(Saved entries)
-- Opening Marker --

# ruc98/Distributed-Data-Parallel-ML-Training

Measured on AMD Instinct MI355X. Metric: images/sec (whole node) VGG-11 CIFAR-10, higher is better.
Workload: dtype bf16; 1 GPU; model=vgg11, global_batch=256, per_gpu_batch=256, parallelism=dp1, hipgraph=True, buckets=1, grad_comm=fp32, comm=inline, optimizer=SGD(lr=0.1, momentum=0.9, wd=1e-4) fused

## Files before the change

distributed-data-parallel-ml-training_amd/csrc/bind.cpp:

```cpp
#include <hip/hip_runtime.h>
#include <pybind11/pybind11.h>
#include <pybind11/stl.h>

#include <stdexcept>
#include <string>
#include <tuple>
#include <vector>

#include "runtime/comm.h"

namespace py = pybind11;
using ddp_amd::BucketSpec;
using ddp_amd::RcclComm;
using ddp_amd::Reducer;

#include "kernels/api.h"

template <typename T>
static T* P(uintptr_t v) { return reinterpret_cast<T*>(v); }
static hipStream_t S(uintptr_t v) { return reinterpret_cast<hipStream_t>(v); }
static void check(int rc, const char* what) {
  if (rc != 0) {
    std::string msg = std::string(what) + " failed: ";
    msg += (rc > 0) ? hipGetErrorString((hipError_t)rc) : "invalid arguments";
// ... 90 lines not shown
      py::tuple b = bn.cast<py::tuple>();
      f.gamma = P<float>(b[0].cast<uintptr_t>());
      f.beta = P<float>(b[1].cast<uintptr_t>());
      f.eps = b[2].cast<float>();
      f.relu = b[3].cast<int>();
      f.pool = b[4].cast<int>();
      f.coef = P<float>(b[5].cast<uintptr_t>());
      f.y = P<unsigned short>(b[6].cast<uintptr_t>());
      f.P = b[7].cast<int>();
      f.Q = b[8].cast<int>();
      fp = &f;
    }
    ddp_amd::TrFwdIn ti{};
    const ddp_amd::TrFwdIn* tp = nullptr;
    if (!fin.is_none()) {
      py::tuple b = fin.cast<py::tuple>();
      ti.z = P<unsigned short>(b[0].cast<uintptr_t>());
      ti.stats = P<float>(b[1].cast<uintptr_t>());
      ti.gamma = P<float>(b[2].cast<uintptr_t>());
      ti.beta = P<float>(b[3].cast<uintptr_t>());
      ti.eps = b[4].cast<float>();
      ti.relu = b[5].cast<int>();
      ti.pool = b[6].cast<int>();
      ti.coef = P<float>(b[7].cast<uintptr_t>());
      ti.y = P<unsigned short>(b[8].cast<uintptr_t>());
      tp = &ti;
    }
    int done = 0;
    const int rc = ddp_conv_fwd_tr(&c, P<void>(x), P<void>(wc), P<float>(bias), P<void>(z),
                                   P<float>(stats), P<float>(ws), ws_elems, fp, &done, tp, S(st));
    if (rc < 0) check(rc, "conv_fwd_tr");
    if (rc >= 2) check(rc - 2, "conv_fwd_tr");
    return rc == 1 ? 1 + done : 0;
  }, py::arg("g"), py::arg("x"), py::arg("wc"), py::arg("bias"), py::arg("z"), py::arg("stats"),
     py::arg("ws"), py::arg("ws_elems"), py::arg("st"), py::arg("bn") = py::none(),
     py::arg("fin") = py::none());
  m.def("l0_ok", [](py::tuple g) {
    auto c = geom(g);
    return ddp_l0_ok(&c) == 1;
  });
  m.def("l0_fwd", [](py::tuple g, uintptr_t x, uintptr_t wc, uintptr_t bias, float eps, int relu,
                     uintptr_t stats, uintptr_t gamma, uintptr_t beta, uintptr_t coef, uintptr_t y,
                     uintptr_t code, uintptr_t zw, uintptr_t st) {
    auto c = geom(g);
    ddp_amd::L0Io io{};
    io.zw = P<void>(zw);
    io.x = P<void>(x); io.wc = P<void>(wc); io.bias = P<float>(bias); io.eps = eps; io.relu = relu;
    io.stats = P<float>(stats); io.gamma = P<float>(gamma); io.beta = P<float>(beta);
    io.coef = P<float>(coef); io.y = P<void>(y); io.code = P<void>(code);
    check(ddp_l0_fwd(&c, &io, S(st)), "l0_fwd");
  });
  m.def("l0_bwd", [](py::tuple g, uintptr_t x, uintptr_t wc, uintptr_t bias, float eps, int relu,
                     uintptr_t coef, uintptr_t dy, uintptr_t sums, uintptr_t dz, uintptr_t dgamma,
                     uintptr_t dbeta, uintptr_t code, uintptr_t zw, uintptr_t st, int sums_ready) {
    auto c = geom(g);
    ddp_amd::L0Io io{};
    io.x = P<void>(x); io.wc = P<void>(wc); io.bias = P<float>(bias); io.eps = eps; io.relu = relu;
    io.coef = P<float>(coef); io.dy = P<void>(dy); io.sums = P<float>(sums); io.dz = P<void>(dz);
    io.dgamma = P<float>(dgamma); io.dbeta = P<float>(dbeta); io.code = P<void>(code);
    io.zw = P<void>(zw);
    io.sums_ready = sums_ready;
    check(ddp_l0_bwd(&c, &io, S(st)), "l0_bwd");
  }, py::arg("g"), py::arg("x"), py::arg("wc"), py::arg("bias"), py::arg("eps"), py::arg("relu"),
     py::arg("coef"), py::arg("dy"), py::arg("sums"), py::arg("dz"), py::arg("dgamma"),
     py::arg("dbeta"), py::arg("code"), py::arg("zw"), py::arg("stream"),
     py::arg("sums_ready") = 0);
  m.def("conv_tr_would_serve", [](py::tuple g, size_t ws_elems, int in_mode) {
    auto c = geom(g);
    return ddp_conv_tr_would_serve(&c, ws_elems, in_mode) == 1;
  });
  m.def("conv_tr_set", [](int mode, int M, int K, int C, int H, int bm, int bn, int splits,
                          int stages) { ddp_conv_tr_set(mode, M, K, C, H, bm, bn, splits, stages); },
        py::arg("mode"), py::arg("M"), py::arg("K"), py::arg("C"), py::arg("H"), py::arg("bm"),
        py::arg("bn"), py::arg("splits"), py::arg("stages") = 0);
  m.def("conv_tr_geometry", [](int BM, int N, int H, int W) {
    int o[7];
    ddp_conv_tr_geometry(BM, N, H, W, o);
    return std::vector<int>(o, o + 7);
  });
  m.def("linear_head_bwd_bn", [](uintptr_t dl, uintptr_t W, uintptr_t x, int B, int F, int J,
                                 uintptr_t g, py::tuple bn, py::tuple bna, uintptr_t dW,
                                 uintptr_t db, uintptr_t st) {
    ddp_amd::BnBwdFuse f{};
    f.z = P<unsigned short>(bn[0].cast<uintptr_t>());
    f.coef = P<float>(bn[1].cast<uintptr_t>());
    f.sums = P<float>(bn[2].cast<uintptr_t>());
    f.pool = bn[3].cast<int>();
    f.relu = bn[4].cast<int>();
    f.Hz = bn[5].cast<int>();
    f.Wz = bn[6].cast<int>();
    ddp_amd::BnBwdApply ap{};
    bn_apply(bna, &ap);
    const int rc = ddp_linear_head_bwd_bn(P<float>(dl), P<float>(W), P<void>(x), B, F, J,
                                          P<float>(g), &f, &ap, P<float>(dW), P<float>(db), S(st));
    if (rc < 0) check(rc, "linear_head_bwd_bn");
    if (rc >= 2) check(rc - 2, "linear_head_bwd_bn");
    return rc == 1;
  });
  m.def("conv_fwd_smallk", [](py::tuple g, uintptr_t x, uintptr_t wc, uintptr_t bias, uintptr_t y,
                              uintptr_t stats, uintptr_t st) {
    auto c = geom(g);
    const int rc = ddp_conv_fwd_smallk(&c, P<void>(x), P<void>(wc), P<float>(bias), P<void>(y),
                                       P<float>(stats), S(st));
    if (rc > 0) check(rc, "conv_fwd_smallk");
    return rc == 0;
  });
  m.def("conv_dgrad", [](py::tuple g, uintptr_t dy, uintptr_t wt, uintptr_t dx, uintptr_t ws,
                         size_t ws_elems, int splits, uintptr_t st, int accumulate, py::object bn,
                         py::object bna, uintptr_t acc_dy, uintptr_t acc_mask) {
    auto c = geom(g);
    if (acc_mask) {
      check(ddp_conv_dgrad_acc(&c, P<void>(dy), P<void>(wt), P<void>(dx), P<float>(ws), ws_elems,
                               splits, P<void>(acc_dy), P<unsigned char>(acc_mask), S(st)),
            "conv_dgrad_acc");
      return false;
    }
    if (bn.is_none()) {
      check(ddp_conv_dgrad(&c, P<void>(dy), P<void>(wt), P<void>(dx), P<float>(ws), ws_elems,
                           splits, accumulate, S(st)), "conv_dgrad");
// ... 490 lines not shown
```

distributed-data-parallel-ml-training_amd/csrc/kernels/api.h:

```cpp
#pragma once
#include <hip/hip_runtime.h>
#include <stddef.h>
#include <stdint.h>

namespace ddp_amd {

#ifdef DDP_AMD_DETERMINISTIC
constexpr int kStatRep = 4096;
constexpr bool kDeterministic = true;
#else
constexpr int kStatRep = 16;
constexpr bool kDeterministic = false;
#endif

struct ConvGeom {
  int N, H, W, C;
  int K;
  int R, S, stride, pad;
  int P, Q;
  int Creal;
  int wkrsc;
};

struct BnArgs {
// ... 61 lines not shown
  const float* beta;
  float eps;
  int relu, pool;
  float* coef;
  unsigned short* y;
};

struct HeadBnIn {
  const unsigned short* z;
  const float* stats;
  const float* gamma;
  const float* beta;
  float eps;
  int relu;
  float* coef;
  unsigned short* y;
};

struct LrSched {
  unsigned step;
  unsigned n;
  unsigned next;
  unsigned pad;
};

struct SgdFuse {
  float* p;
  float* buf;
  unsigned short* wc;
  float lr, momentum, wd, grad_scale;
  int nesterov;
  const LrSched* sched;
};

struct L0Io {
  const void* x;
  const void* wc;
  const float* bias;
  float eps;
  int relu;
  float* stats;
  const float* gamma;
  const float* beta;
  float* coef;
  void* y;
  const void* dy;
  float* sums;
  void* dz;
  void* code;
  void* zw;
  float* dgamma;
  float* dbeta;
  int sums_ready;
};

struct PackDesc {
  const float* p;
  unsigned short* wc;
  unsigned short* wt;
  int K, Cr, C, R, S;
  int krsc;
};

struct AugArgs {
  const unsigned char* images;
  const int* labels;
  const int* indices;
  const int* cursor;
  int L, B, H, W, Cp, pad, flip;
  uint32_t seed, epoch;
  float mean[3], inv_std[3];
  unsigned short* x;
  long long* y;
  float* zero;
  size_t zero_n;
  LrSched* sched;
};

}

extern "C" {
int ddp_conv_fwd(const ddp_amd::ConvGeom* g, const void* x, const void* wc, const float* bias,
                 void* y, float* stats, float* ws, size_t ws_elems, int splits, hipStream_t st);
int ddp_conv_fwd_bn(const ddp_amd::ConvGeom* g, const void* x, const void* wc, const float* bias,
                    void* z, float* stats, float* ws, size_t ws_elems, const ddp_amd::BnFwdFuse* bn,
                    hipStream_t st);
int ddp_conv_fwd_finish(const ddp_amd::ConvGeom* g, float* ws, int splits, const float* bias,
                        void* z, float* stats, const ddp_amd::BnFwdFuse* bn, int* bn_done,
                        hipStream_t st);
int ddp_conv_fwd_tr(const ddp_amd::ConvGeom* g, const void* x, const void* wc, const float* bias,
                    void* z, float* stats, float* ws, size_t ws_elems,
                    const ddp_amd::BnFwdFuse* bn, int* bn_done, const ddp_amd::TrFwdIn* in,
                    hipStream_t st);
int ddp_conv_tr_would_serve(const ddp_amd::ConvGeom* g, size_t ws_elems, int in_mode);
void ddp_conv_tr_set(int mode, int M, int K, int C, int H, int bm, int bn, int splits, int stages);
int ddp_conv_tr_geometry(int BM, int N, int H, int W, int* out7);
int ddp_linear_head_bwd_bn(const float* dl, const float* W, const void* x, int B, int F, int J,
                           const float* gscale, const ddp_amd::BnBwdFuse* bn,
                           const ddp_amd::BnBwdApply* ba, float* dW, float* db, hipStream_t st);
void ddp_conv_bn_fuse_rows(int rows);
int ddp_conv_dgrad(const ddp_amd::ConvGeom* g, const void* dy, const void* wt, void* dx,
                   float* ws, size_t ws_elems, int splits, int accumulate, hipStream_t st);
int ddp_conv_dgrad_acc(const ddp_amd::ConvGeom* g, const void* dy, const void* wt, void* dx,
                       float* ws, size_t ws_elems, int splits, const void* acc_dy,
                       const unsigned char* acc_mask, hipStream_t st);
int ddp_conv_dgrad_bn(const ddp_amd::ConvGeom* g, const void* dy, const void* wt, void* dx,
                      float* ws, size_t ws_elems, int splits, const ddp_amd::BnBwdFuse* bn,
                      const ddp_amd::BnBwdApply* ba, int* bn_done, hipStream_t st);
int ddp_conv_wgrad(const ddp_amd::ConvGeom* g, const void* dy, const void* x, float* dw,
                   float* ws, size_t ws_elems, int splits, hipStream_t st);
int ddp_bn_act_fwd(const ddp_amd::BnArgs* a, hipStream_t st);
int ddp_bn_act_bwd(const ddp_amd::BnArgs* a, hipStream_t st);
int ddp_bn_act_fwd_res(const ddp_amd::BnArgs* a, const ddp_amd::BnArgs* r, hipStream_t st);
int ddp_bn_act_bwd_res(const ddp_amd::BnArgs* a, hipStream_t st);
int ddp_bn_bwd_local_ok(int N, int H, int W, int C, int pool);
void ddp_bn_bwd_local_set(long long max_loads);
int ddp_bn_pool_linear_ce_fwd(const ddp_amd::HeadBnIn* bn, const float* W, const float* b,
                              const long long* labels, int B, int F, int J, float* dlogits,
                              float* loss_sum, int* correct, float* loss_acc, hipStream_t st);
int ddp_linear_ce_fwd(const void* x, const float* W, const float* b, const long long* labels,
                      int B, int F, int J, float* logits, float* dlogits, float* loss_sum,
                      int* correct, float* loss_acc, hipStream_t st);
int ddp_linear_bwd(const float* dlogits, const void* x, const float* W, int B, int F, int J,
                   const float* gscale, void* dx, float* dW, float* db, hipStream_t st);
int ddp_softmax_ce(const void* logits, int logits_bf16, const long long* labels, int B, int J,
                   float* loss_sum, int* correct, void* dlogits, int dlogits_bf16,
                   hipStream_t st);
int ddp_sgd(float* p, const float* g, float* buf, size_t n, float lr, float momentum, float wd,
            float grad_scale, int nesterov, const ddp_amd::LrSched* sched, hipStream_t st);
int ddp_conv_fwd_smallk(const ddp_amd::ConvGeom* g, const void* x, const void* wc,
                        const float* bias, void* y, float* stats, hipStream_t st);
void ddp_conv_options(int stages);
void ddp_conv_epi_stage_set(int on);
int ddp_bn_pool3_fwd(const ddp_amd::BnArgs* a, unsigned char* idx, hipStream_t st);
int ddp_bn_pool3_bwd(const ddp_amd::BnArgs* a, const unsigned char* idx, hipStream_t st);
void ddp_conv_pair_mode(int mode, int items);
void ddp_sgd_fuse_register(float* dw, const ddp_amd::SgdFuse* f, int clear);
void ddp_sgd_fuse_begin();
int ddp_l0_ok(const ddp_amd::ConvGeom* g);
int ddp_l0_fwd(const ddp_amd::ConvGeom* g, const ddp_amd::L0Io* io, hipStream_t st);
int ddp_l0_bwd(const ddp_amd::ConvGeom* g, const ddp_amd::L0Io* io, hipStream_t st);
int ddp_conv_wgrad_final(const ddp_amd::ConvGeom* g, const void* dy, const void* x, float* dw,
                         float* ws, size_t ws_elems, int splits, hipStream_t st);
int ddp_sgd_fuse_taken(uintptr_t* out, int cap);
int ddp_sgd_fuse_taken_master(uintptr_t* out, int cap);
void ddp_conv_pair_force(int splits_dg, int splits_wg, int tile);
int ddp_conv_bwd_pair(const ddp_amd::ConvGeom* g, const void* dy, const void* wc, void* dx,
                      const void* x, float* dw, float* ws, size_t ws_elems,
                      const ddp_amd::BnBwdFuse* bn, const ddp_amd::BnBwdApply* ba, int* bn_done,
                      hipStream_t st);
void ddp_conv_tune_set(int mode, int M, int N, int K, int tile, int splits, int stages);
void ddp_conv_pair_tune_set(int M, int N, int K, int hw, int tile, int sd, int sw);
void ddp_conv_wgrad_pm_set(int on);
void ddp_conv_rows_pm_set(int on);
void ddp_bn_fold_bwd_mb(int mb);
void ddp_bn_fold_grid(int blocks);
int ddp_conv_dense2x2_ok(const ddp_amd::ConvGeom* g);
void ddp_conv_dense2x2_set(int on);
void ddp_conv_tune_clear();
void ddp_conv_force_tile(int tile_plus_one, int stages);
int ddp_pack_conv_weights(const ddp_amd::PackDesc* descs, int n, hipStream_t st);
int ddp_sgd_pack(const void* items, int n_items, const long long* descs, float* p, float* g,
                 float* buf, float lr, float momentum, float wd, float grad_scale, int nesterov,
                 int zero_grad, int* counter, int delta, const unsigned* skip,
                 unsigned short* shadow, float* slot, unsigned* done, unsigned* signal,
                 ddp_amd::LrSched* sched, int sched_advance, hipStream_t st);
int ddp_shard_tail(const void* segs, int n_segs, const float* src, float* dst,
                   const ddp_amd::PackDesc* pack, int n_pack, unsigned* done, unsigned* signal,
                   const unsigned* skip, hipStream_t st);
void ddp_sgd_tile_dims(int RS, int* TK, int* TC);
int ddp_counter_add(int* c, int delta, ddp_amd::LrSched* sched, int sched_mode, hipStream_t st);
int ddp_synth_generate(unsigned char* images, int* labels, int n, int pix_per_img,
                       unsigned int seed, int classes, hipStream_t st);
int ddp_augment(const ddp_amd::AugArgs* a, hipStream_t st);
int ddp_nchw_to_nhwc(const float* x, int N, int C, int H, int W, int Cp, void* out,
                     hipStream_t st);
int ddp_maxpool_fwd(const void* x, int N, int H, int W, int C, int KH, int KW, int stride,
                    int pad, int Ho, int Wo, void* y, void* idx, hipStream_t st);
int ddp_maxpool_bwd(const void* dy, const void* idx, int N, int H, int W, int C, int KH, int KW,
                    int stride, int pad, int Ho, int Wo, void* dx, hipStream_t st);
int ddp_avgpool_fwd(const void* x, int N, int HW, int C, void* y, hipStream_t st);
int ddp_avgpool_bwd(const void* dy, int N, int HW, int C, void* dx, hipStream_t st);
int ddp_colsum(const void* dl, int B, int J, float* db, hipStream_t st);
int ddp_mean_ws(const float* in, size_t n, int ws, float* out, hipStream_t st);
int ddp_scale(float* x, size_t n, float s, hipStream_t st);
int ddp_copy_bytes(void* dst, const void* src, size_t n, hipStream_t st);
int ddp_fill_bytes(void* dst, int value, size_t n, hipStream_t st);
int ddp_comm_standin(float* x, size_t n, int blocks, float usec, float scale, int passes,
                     hipStream_t st);
int ddp_flag_signal(unsigned* flag, hipStream_t st);
int ddp_flag_wait(const unsigned* flag, unsigned* expected, unsigned* err, float timeout_s,
                  hipStream_t st);
int ddp_pack_bf16(const float* x, size_t n, unsigned short* y, hipStream_t st);
int ddp_seg_copy_f32(const void* table, int n, const float* src, float* dst, hipStream_t st);
int ddp_unpack_bf16(const unsigned short* y, size_t n, float* x, hipStream_t st);
}
```
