@@ -116,6 +115,7 @@
   uint32_t round[kRoundSlots * kRoundStride];
   uint32_t run[K_END];
   int eob[kBlocks32 * 3], cul[kBlocks32 * 3];
+  int at1[kBlocks32 * 3], at2[kBlocks32 * 3];
 };
 AV1_HD TokScratch32 tile_scratch32(Tile32Mem &S, int b, int p) {
   return { S.mag + b * (Mag32<32>::kBytes + 2 * Mag32<16>::kBytes) + (p ? Mag32<32>::kBytes + (p - 1) * Mag32<16>::kBytes : 0), &S.scan };
@@ -138,14 +138,24 @@
   AV1_HD void lit(unsigned, int nbits) { n += lit_words(nbits); }
 };
 struct CountSink32 {
-  uint8_t *col; bool chroma; int n;
-  AV1_HD void sym(int slot, int) { col[round_slot(slot, chroma) * (kRoundStride * 4)]++; n++; }
+  u16a *col; bool chroma; int n;
+  AV1_HD void sym(int slot, int) { col[round_slot(slot, chroma) * (kRoundStride * 2)]++; n++; }
   AV1_HD void lit(unsigned, int nbits) { n += lit_words(nbits); }
 };
 struct EmitSink32 {
-  u16a *col; bool chroma; int n; op_t *list; uint32_t *grouped;
-  AV1_HD void sym(int slot, int s) { u16a &p = col[round_slot(slot, chroma) * (kRoundStride * 2)]; grouped[p] = ((uint32_t)n << 4) | (uint32_t)s; p++; n++; }
+  u16a *col; const uint32_t *base; bool chroma; int n; op_t *list; uint32_t *grouped;
+  AV1_HD void sym(int slot, int s) { u16a &p = col[round_slot(slot, chroma) * (kRoundStride * 2)]; grouped[base[slot] + p] = ((uint32_t)n << 4) | (uint32_t)s; p++; n++; }
   AV1_HD void lit(unsigned v, int nbits) { lit_pieces(v, nbits, [&](op_t o) { list[n++] = o; }); }
+};
+struct LitSink32 {
+  int n; op_t *list;
+  AV1_HD void sym(int, int) { n++; }
+  AV1_HD void lit(unsigned v, int nbits) { lit_pieces(v, nbits, [&](op_t o) { list[n++] = o; }); }
+};
+struct SignSink32 {
+  uint32_t *run; int n; uint32_t *grouped;
+  AV1_HD void sym(int slot, int s) { grouped[run[slot]++] = ((uint32_t)n << 4) | (uint32_t)s; n++; }
+  AV1_HD void lit(unsigned, int nbits) { n += lit_words(nbits); }
 };
 struct DirectSink32 {
   uint32_t *run; int n; op_t *list; uint32_t *grouped;
@@ -186,104 +196,111 @@
   tok_coeffs_lead<N, kSlots32>(k, p != 0, S.eob[b * 3 + p], c.ac, c.ad, c.lc, c.ld, -1, 0);
 }
 AV1_HD const int16_t *tile_levels32(const FrameView &f, long i, int p) { return p == 0 ? f.lev_y + i * 1024 : (p == 1 ? f.lev_u : f.lev_v) + i * 256; }
-template <int N> struct Range32 {
-  enum { kRange = N * N / kLanes32 };
-  AV1_HD static int count(int eob) { return (eob + kRange - 1) / kRange; }
-  template <class K> AV1_HD static void pass1(K &k, Tile32Mem &S, const int16_t *lev, int b, int p, int eob, int ri) {
+
+template <bool kChroma> struct Step32 {
+  enum { N = kChroma ? 16 : 32, kGroupLanes = kChroma ? 8 : 16 };
+  int tb, b, p, j;
+  int eob, per, nr;
+  const int16_t *lev;
+  AV1_HD Step32(const Tile32Mem &S, const FrameView &f, int sbr, int sbc, int lane) {
+    const int g = lane / kGroupLanes;
+    j = lane % kGroupLanes;
+    b = kChroma ? g >> 1 : g; p = kChroma ? 1 + (g & 1) : 0; tb = b * 3 + p;
+    eob = S.eob[tb];
+    per = (eob + kGroupLanes - 1) / kGroupLanes;
+    nr = eob ? (eob + per - 1) / per : 0;
+    lev = j < nr ? tile_levels32(f, block_index32(f, sbr, sbc, b), p) : nullptr;
+  }
+  template <class K> AV1_HD void pass1(K &k, Tile32Mem &S) const {
     const MagMap<N> M(tile_scratch32(S, b, p));
-    tok_coeffs_pass1<N, kSlots32>(k, M, p != 0, lev, eob, imin(eob, (ri + 1) * kRange) - 1, ri * kRange);
-  }
-  template <class K> AV1_HD static void pass2(K &k, Tile32Mem &S, const int16_t *lev, int b, int p, int eob, int ri) {
+    const int r = nr - 1 - j;
+    tok_coeffs_pass1<N, kSlots32>(k, M, kChroma, lev, eob, imin(eob, (r + 1) * per) - 1, r * per);
+  }
+  template <class K> AV1_HD void pass2(K &k, Tile32Mem &S) const {
     const MagMap<N> M(tile_scratch32(S, b, p));
-    const TbCtx32 c = ri == 0 ? tile_ctx32(S, b, p) : TbCtx32{ 0, 0, 0, 0 };
-    tok_coeffs_pass2<N, kSlots32>(k, M, p != 0, lev, c.ad, c.ld, ri * kRange, imin(eob, (ri + 1) * kRange));
-  }
-};
-
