def gemm_tile_n(kind, *, n_img, Hin, Win, Cin, Cout, out_split=0):
    lib.fp_op_gemm_tile_n.argtypes = [C.POINTER(_lib.GemmLayer), C.POINTER(C.c_int)]
    lib.fp_op_gemm_tile_n.restype = C.c_int
    L = _lib.GemmLayer(kind, n_img, Hin, Win, Cin, Cout, None, None, None, None, 0, None, Cout, out_split, None, 0)
    tile_n = C.c_int(0)
    _lib.check(lib.fp_op_gemm_tile_n(C.byref(L), C.byref(tile_n)), "fp_op_gemm_tile_n")
    return tile_n.value


def gemm_tile_m(kind, *, n_img, Hin, Win, Cin, Cout, out_split=0):
    lib.fp_op_gemm_tile_m.argtypes = [C.POINTER(_lib.GemmLayer), C.POINTER(C.c_int)]
    lib.fp_op_gemm_tile_m.restype = C.c_int
    L = _lib.GemmLayer(kind, n_img, Hin, Win, Cin, Cout, None, None, None, None, 0, None, Cout, out_split, None, 0)
    tile_m = C.c_int(0)
    _lib.check(lib.fp_op_gemm_tile_m(C.byref(L), C.byref(tile_m)), "fp_op_gemm_tile_m")
    return tile_m.value


lib.fp_op_attention.argtypes = [C.c_void_p, C.c_void_p, C.c_int, C.c_int, C.c_void_p]
lib.fp_op_attention.restype = C.c_int


def attention(qkv, impl=1):
    _require_cuda(qkv)
    assert qkv.dtype == torch.float16 and qkv.shape[1] == 1536 and qkv.shape[0] % 400 == 0
    B = qkv.shape[0] // 400
    out = torch.empty(qkv.shape[0], 512, dtype=torch.float16, device=qkv.device)
    _lib.check(lib.fp_op_attention(_ptr(qkv), _ptr(out), B, impl, _stream()), "fp_op_attention")
    return out


lib.fp_op_attention_groups.argtypes = [C.c_void_p, C.c_int, C.c_int, C.c_void_p, C.c_int, C.c_void_p]
lib.fp_op_attention_groups.restype = C.c_int
lib.fp_op_layernorm.argtypes = [C.c_void_p, C.c_void_p, C.c_void_p, C.c_void_p, C.c_int, C.c_void_p]
lib.fp_op_layernorm.restype = C.c_int
lib.fp_op_head_final.argtypes = [C.c_void_p] * 6 + [C.c_int, C.c_int, C.c_void_p]
lib.fp_op_head_final.restype = C.c_int
lib.fp_op_token_mean_proj.argtypes = [C.c_void_p] * 5 + [C.c_int, C.c_void_p]
lib.fp_op_token_mean_proj.restype = C.c_int


def attention_groups(qkv, B, n_groups, *, ld=None):
    _require_cuda(qkv)
    assert qkv.dtype == torch.float16 and qkv.stride(-1) == 1
    ld = qkv.stride(0) if ld is None else ld
    out = torch.empty(n_groups, B * 400, 512, dtype=torch.float16, device=qkv.device)
    _lib.check(lib.fp_op_attention_groups(_ptr(qkv), ld, n_groups, _ptr(out), B, _stream()), "fp_op_attention_groups")
    return out


def layernorm(x, gamma, beta):
    _require_cuda(x, gamma, beta)
    assert x.dtype == torch.float16 and x.is_contiguous() and x.shape[-1] == 512
    assert gamma.dtype == torch.float32 and beta.dtype == torch.float32
    y = torch.empty_like(x)
    rows = x.numel() // 512
    _lib.check(lib.fp_op_layernorm(_ptr(x), _ptr(y), _ptr(gamma), _ptr(beta), rows, _stream()), "fp_op_layernorm")
    return y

-- Closing Marker --

### ACTIVITY
Which of the lines above hold the string "restype"? Copy each one.

### SOLVED EXERCISE
    lib.fp_op_gemm_tile_n.restype = C.c_int
    lib.fp_op_gemm_tile_m.restype = C.c_int
lib.fp_op_attention.restype = C.c_int
lib.fp_op_attention_groups.restype = C.c_int
lib.fp_op_layernorm.restype = C.c_int
lib.fp_op_head_final.restype = C.c_int
lib.fp_op_token_mean_proj.restype = C.c_int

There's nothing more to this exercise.